Julia Hughes was a very special lady and an exceptional teacher.
She had a big, big heart and a passion for helping both children and adults -- especially in the area of reading.
Mrs. Hughes had a simple belief that if you could read and comprehend, you could succeed in life and become whatever you wanted to become.
I should know, because I was one of those fortunate students helped greatly by Mrs. Hughes.
Because I had difficulty reading and comprehending when growing up, I attended specialized reading classes taught by Mrs. Hughes while attending Thomson Elementary School. I was enrolled in her class for four years -- from the second through the sixth grades.
I'm not ashamed to admit that I had that problem. And from time to time, as an adult, I still do. I find myself reading aloud sometimes in order to better comprehend what I've read. It's one of the tools I learned from her and one I never forgot.
I recall her telling me there was nothing wrong with reading certain things out loud, if it helped me to absorb better what I had read.
As a teacher, specialized in the field of reading, Mrs. Hughes always was so patient and understanding. I can remember reading things over and over and not getting it. She never once got upset with me. She always believed that if she continued to help me, I'd get better.
She was right. I did. And I give her much credit for it.
My mother discovered that I needed specialized help. She and Mrs. Hughes had many conversations concerning my reading difficulty and what could be done. My mother was the first person to realize I was having problems and sought help for me from a neighbor, Connie Shelnut, who tutored me for a couple of summers.

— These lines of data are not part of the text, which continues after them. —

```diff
-            sc[4 * S3_PB + i] = b.x; sc[5 * S3_PB + i] = b.y; sc[6 * S3_PB + i] = b.z; sc[7 * S3_PB + i] = b.w;
-        } else if constexpr (NW == 2) {
-            uint2 a = make_uint2(0, 0);
-            if (p < npts) a = reinterpret_cast<const uint2*>(scalars)[p];
-            sc[0 * S3_PB + i] = a.x; sc[1 * S3_PB + i] = a.y;
-        } else {
-            sc[i] = p < npts ? scalars[p] : 0u;
-        }
-    }
-    uint32_t carry = 0;
+        ScalarWords<NW> sw;
+#pragma unroll
+        for (int k = 0; k < NW; ++k) sw.s[k] = 0;
+        if (p < npts) sw.load(scalars, p);
+        carry |= sw.add_bias(g.bias) << u;
+#pragma unroll
+        for (int k = 0; k < NW; ++k) sc[k * S3_PB + i] = sw.s[k];
+    }
+    const uint32_t wave_carries = __any(carry != 0) ? 1u : 0u;
+    if ((tid & 63u) == 0) wave_carry[tid >> 6] = wave_carries;
+    hist[tid] = 0;
+    __syncthreads();
     using Win = typename Geom::Win;
     for (Win w = 0; w < (Win)g.W; ++w) {
+        if (w >= (Win)g.bias.nd && !__builtin_amdgcn_readfirstlane(wave_carry[0] | wave_carry[1] | wave_carry[2] | wave_carry[3])) break;
         uint32_t cw, off, nb;
         if constexpr (Geom::TABLE) { cw = (uint32_t)g.c; off = w * cw; nb = g.NB1; }
         else { cw = g.width[w]; off = g.bitoff[w]; nb = (uint32_t)g.binoff1[w + 1] - (uint32_t)g.binoff1[w]; }
         const uint32_t sh1 = g.shift1(), lowmask = (1u << sh1) - 1u;
-        const uint32_t j = off >> 5, shb = off & 31u, mask = (1u << cw) - 1u, half = 1u << (cw - 1);
-        if (Geom::TABLE || tid < nb) hist[tid] = 0;
-        __syncthreads();
+        const uint32_t j = off >> 5, shb = off & 31u, mask = (1u << cw) - 1u, hm1 = (1u << (cw - 1)) - 1u;
         uint32_t key[S3_T], rk[S3_T];
-#pragma unroll
-        for (int u = 0; u < S3_T; ++u) {
-            const uint32_t i = u * S3_THREADS + tid;
-            const uint32_t lo = j < (uint32_t)NW ? sc[j * S3_PB + i] : 0u;
-            const uint32_t hi = j + 1 < (uint32_t)NW ? sc[(j + 1) * S3_PB + i] : 0u;
-            const uint32_t raw = (shb ? __builtin_amdgcn_alignbit(hi, lo, shb) : lo) & mask;
-            const uint32_t v = raw + ((carry >> u) & 1u);
-            int d;
-            if (v > half) { d = (int)v - (int)(half << 1); carry |= 1u << u; }
-            else { d = (int)v; carry &= ~(1u << u); }
+        auto rank = [&](int u, uint32_t lo, uint32_t hi) {
+            const int d = biased_digit(lo, hi, shb, mask, hm1);
+            const uint32_t b = (uint32_t)(d < 0 ? -d : d) - 1u;
+            key[u] = b | ((uint32_t)d & 0x80000000u);
             rk[u] = ~0u;
-            key[u] = 0;
-            if (d != 0 && base + i < npts) {
-                const uint32_t b = (uint32_t)(d < 0 ? -d : d) - 1u;
-                const uint32_t bin = b >> sh1;
-                key[u] = (b & lowmask) | (bin << sh1) | (d < 0 ? 0x80000000u : 0u);
-                rk[u] = atomicAdd(&hist[bin], 1u);
+            if (d != 0) rk[u] = atomicAdd(&hist[b >> sh1], 1u);
+        };
+        if (j + 1 < (uint32_t)NW) {
+#pragma unroll
+            for (int u = 0; u < S3_T; ++u) {
+                const uint32_t i = u * S3_THREADS + tid;
+                rank(u, sc[j * S3_PB + i], sc[(j + 1) * S3_PB + i]);
+            }
+        } else {
+            const uint32_t ulo = j < (uint32_t)NW ? 0u : biased_word_above(g.bias, j - NW, 0u), clo = j == (uint32_t)NW ? 1u : 0u;
+            const uint32_t uhi = biased_word_above(g.bias, j + 1 - NW, 0u), chi = j + 1 == (uint32_t)NW ? 1u : 0u;
+#pragma unroll
+            for (int u = 0; u < S3_T; ++u) {
+                const uint32_t i = u * S3_THREADS + tid;
+                const uint32_t cb = (carry >> u) & 1u;
+                rank(u, j < (uint32_t)NW ? sc[j * S3_PB + i] : ulo + (cb & clo), uhi + (cb & chi));
             }
         }
         __syncthreads();
         {
-            const uint32_t v = tid < nb ? hist[tid] : 0u;
+            const uint32_t v = hist[tid];
+            hist[tid] = 0;
             uint32_t total;
             const uint32_t excl = s3_block_excl_scan(v, wave_tot, &total);
             if (tid < nb) {
                 lstart[tid] = excl;
                 uint32_t ci;
                 if constexpr (Geom::TABLE) ci = tid; else ci = (uint32_t)g.binoff1[w] + tid;
-                gbase[tid] = v ? atomicAdd(&cur1[ci], v) : 0u;
+                gbase[tid] = (v ? atomicAdd(&cur1[ci], v) : 0u) - excl;
             }
             __syncthreads();
 #pragma unroll
@@ -252,13 +281,11 @@
             __syncthreads();
             for (uint32_t slot = tid; slot < total; slot += S3_THREADS) {
                 const uint2 e = stage[slot];
-                const uint32_t bin = e.y >> 16;
-                const uint32_t dst = gbase[bin] + (slot - lstart[bin]);
+                const uint32_t dst = gbase[e.y >> 16] + slot;
                 o_idx[dst] = e.x;
                 o_rem[dst] = (uint16_t)e.y;
             }
         }
-        __syncthreads();
     }
 }
 
@@ -404,7 +431,7 @@
     const uint32_t excl = s3_block_excl_scan(v, wave_tot, &total);
     if (tid < nb2) {
         lstart[tid] = excl;
-        gbase[tid] = v ? atomicAdd(&cur2[(k << g.bits2()) + tid], v) : 0u;
+        gbase[tid] = (v ? atomicAdd(&cur2[(k << g.bits2()) + tid], v) : 0u) - excl;
     }
     __syncthreads();
 #pragma unroll
@@ -418,7 +445,7 @@
     for (uint32_t slot = tid; slot < total; slot += S3_THREADS) {
         const uint2 e = stage[slot];
         const uint32_t h2 = (e.y >> KY_D) & (TAB2 - 1u);
-        const uint32_t dst = gbase[h2] + (slot - lstart[h2]);
+        const uint32_t dst = gbase[h2] + slot;
         o_idx[dst] = e.x;
         o_lo[dst] = (typename Geom::Lo)(e.y & Geom::LO_MASK);
     }
@@ -628,14 +655,41 @@
     return g;
 }
 
+static bool s3_bias(const MsmPlan& P, int sbits, DigitBias& B) {
+    const int nw = sbits / 32;
+    uint32_t h[10] = {};
+    B.nd = 0;
+    uint32_t off = 0;
+    for (int w = 0; w < P.W; ++w) {
+        const uint32_t cw = P.width[w];
+        if (off + cw > 32u * nw + 64u) return false;
+        for (uint32_t bit = off; bit + 1 < off + cw; ++bit) h[bit >> 5] |= 1u << (bit & 31u);
+        if (off < 32u * nw) B.nd = w + 1;
+        off += cw;
+    }
+    for (int i = 0; i < 8; ++i) B.lo[i] = i < nw ? h[i] : 0u;
+    B.hi[0] = h[nw];
+    B.hi[1] = h[nw + 1];
+    return true;
+}
+bool msm_sort3_digit_bias(const MsmPlan& P, int sbits, uint32_t words[10], int* data_windows) {
+    DigitBias B;
+    if (!msm_sort3_ok(P, sbits) || !s3_bias(P, sbits, B)) return false;
+    memcpy(words, B.lo, sizeof(B.lo));
+    memcpy(words + 8, B.hi, sizeof(B.hi));
+    *data_windows = B.nd;
+    return true;
+}
+
 bool msm_sort3_ok(const MsmPlan& P, int sbits) {
+    DigitBias B;
+    if ((sbits != 256 && sbits != 64 && sbits != 32) || P.W < 1 || P.W > MSM_MAX_W || !s3_bias(P, sbits, B)) return false;
     if (P.table) {
         if (sbits != 256 || P.sbits < 1 || P.sbits > 256 || P.c < 16 || P.c > 26 || P.W * P.c < P.sbits + 1) return false;
         if ((uint64_t)P.npts * P.W >= (1ull << 30)) return false;
         const S3TGeom g = s3t_geometry(P, P.npts);
         return g.NB1 <= 256 && g.b2 <= 8 && g.b3 >= 1 && g.b3 <= 10 && g.xs <= 1 && g.b3 > g.xs;
     }
-    if ((sbits != 256 && sbits != 64 && sbits != 32) || P.W < 1) return false;
     for (int w = 0; w < P.W; ++w)
         if (P.width[w] < S3_SH1 + 1 || P.width[w] > 23) return false;
     if ((P.G >> S3_SH1) > S3_MAXNB1 || (P.G & ((1u << S3_SH1) - 1u))) return false;
@@ -752,7 +806,14 @@
 
 int msm_sort3(MsmEngine& E, const MsmStep& C, const void* d_scalars, uint32_t npts, int sbits) {
     const MsmPlan& P = C.P;
-    return P.table ? s3_enqueue(E, C, s3t_geometry(P, P.npts), d_scalars, npts, sbits) : s3_enqueue(E, C, s3_geometry(P), d_scalars, npts, sbits);
-}
-
-}
+    if (P.table) {
+        S3TGeom g = s3t_geometry(P, P.npts);
+        if (!s3_bias(P, sbits, g.bias)) return fail(BLZ_ERR_UNKNOWN, "three-level sort: the plan's windows reach beyond the digit bias");
+        return s3_enqueue(E, C, g, d_scalars, npts, sbits);
+    }
+    S3Geom g = s3_geometry(P);
+    if (!s3_bias(P, sbits, g.bias)) return fail(BLZ_ERR_UNKNOWN, "three-level sort: the plan's windows reach beyond the digit bias");
+    return s3_enqueue(E, C, g, d_scalars, npts, sbits);
+}
+
+}
diff --git a/blaze_amd/csrc/testhooks.hip b/blaze_amd/csrc/testhooks.hip
--- a/blaze_amd/csrc/testhooks.hip
+++ b/blaze_amd/csrc/testhooks.hip
@@ -1297,6 +1297,21 @@
     return BLZ_OK;
 }
 
+int blz_test_msm_digit_bias(int curve, int repr, uint32_t npts, int sbits, int table_c, uint32_t out[14], uint8_t* widths) {
+    if (!out || !widths) return fail(BLZ_ERR_INVALID_PARAM, "null argument");
+    if (!msm_ops_for(curve, repr) || npts == 0) return fail(BLZ_ERR_INVALID_PARAM, "unknown curve %d or empty task", curve);
+    MsmPlan P;
+    BLZ_TRY(msm_task_plan(curve, npts, sbits, table_c, 0, 0, P, nullptr));
+    int nd = 0;
+    if (!msm_sort3_digit_bias(P, sbits, out + 4, &nd)) return fail(BLZ_ERR_INVALID_PARAM, "the three-level sort does not take this plan");
+    out[0] = (uint32_t)P.W;
+    out[1] = (uint32_t)(sbits / 32);
+    out[2] = (uint32_t)nd;
+    out[3] = P.table ? 1u : 0u;
+    memcpy(widths, P.width, (size_t)P.W);
+    return BLZ_OK;
+}
+
 int blz_test_law_layout(int curve, int repr, int law, uint32_t out[32]) {
     if (!out) return fail(BLZ_ERR_INVALID_PARAM, "null argument");
     LawLayout L;
diff --git a/include/blaze_hip_aux.h b/include/blaze_hip_aux.h
--- a/include/blaze_hip_aux.h
+++ b/include/blaze_hip_aux.h
@@ -28,6 +28,7 @@
                            uint8_t* widths, char* text, size_t cap);
 int blz_test_msm_sort_plan(int curve, int repr, uint32_t npts, int sbits, int pieces, int table_c, int bit_lo, int bit_hi, int hide_env, int other_busy,
                            int recent_hot, int fits, char* text, size_t cap);
+int blz_test_msm_digit_bias(int curve, int repr, uint32_t npts, int sbits, int table_c, uint32_t out[14], uint8_t* widths);
 
 int blz_test_law_layout(int curve, int repr, int law, uint32_t out[32]);
 int blz_test_law_op(int device_id, int curve, int repr, int law, int program, int exit, uint32_t k, uint32_t arg, const uint32_t* in,
```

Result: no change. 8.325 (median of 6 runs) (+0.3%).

I'll always be indebted to my mother and Mrs. Shelnut, too, for all of their help.
I was deeply saddened when I learned of Mrs. Hughes' death on Wednesday, June 23. She was 86.
I remember Mrs. Hughes wanting to know what I wanted to be when I grew up. I told her I wanted to be a professional baseball player when I first met her. But when I was promoted to the sixth grade, I changed my mind and wanted to become a newspaper reporter.
It was the latter that I made a career of many years down the road -- thanks in-part to Mrs. Hughes having believed in me.
She was a wonderful lady. She was a teacher through and through. She taught because it was her genuine calling in life.
I will forever remember Mrs. Hughes and how she, as a teacher, enriched my life.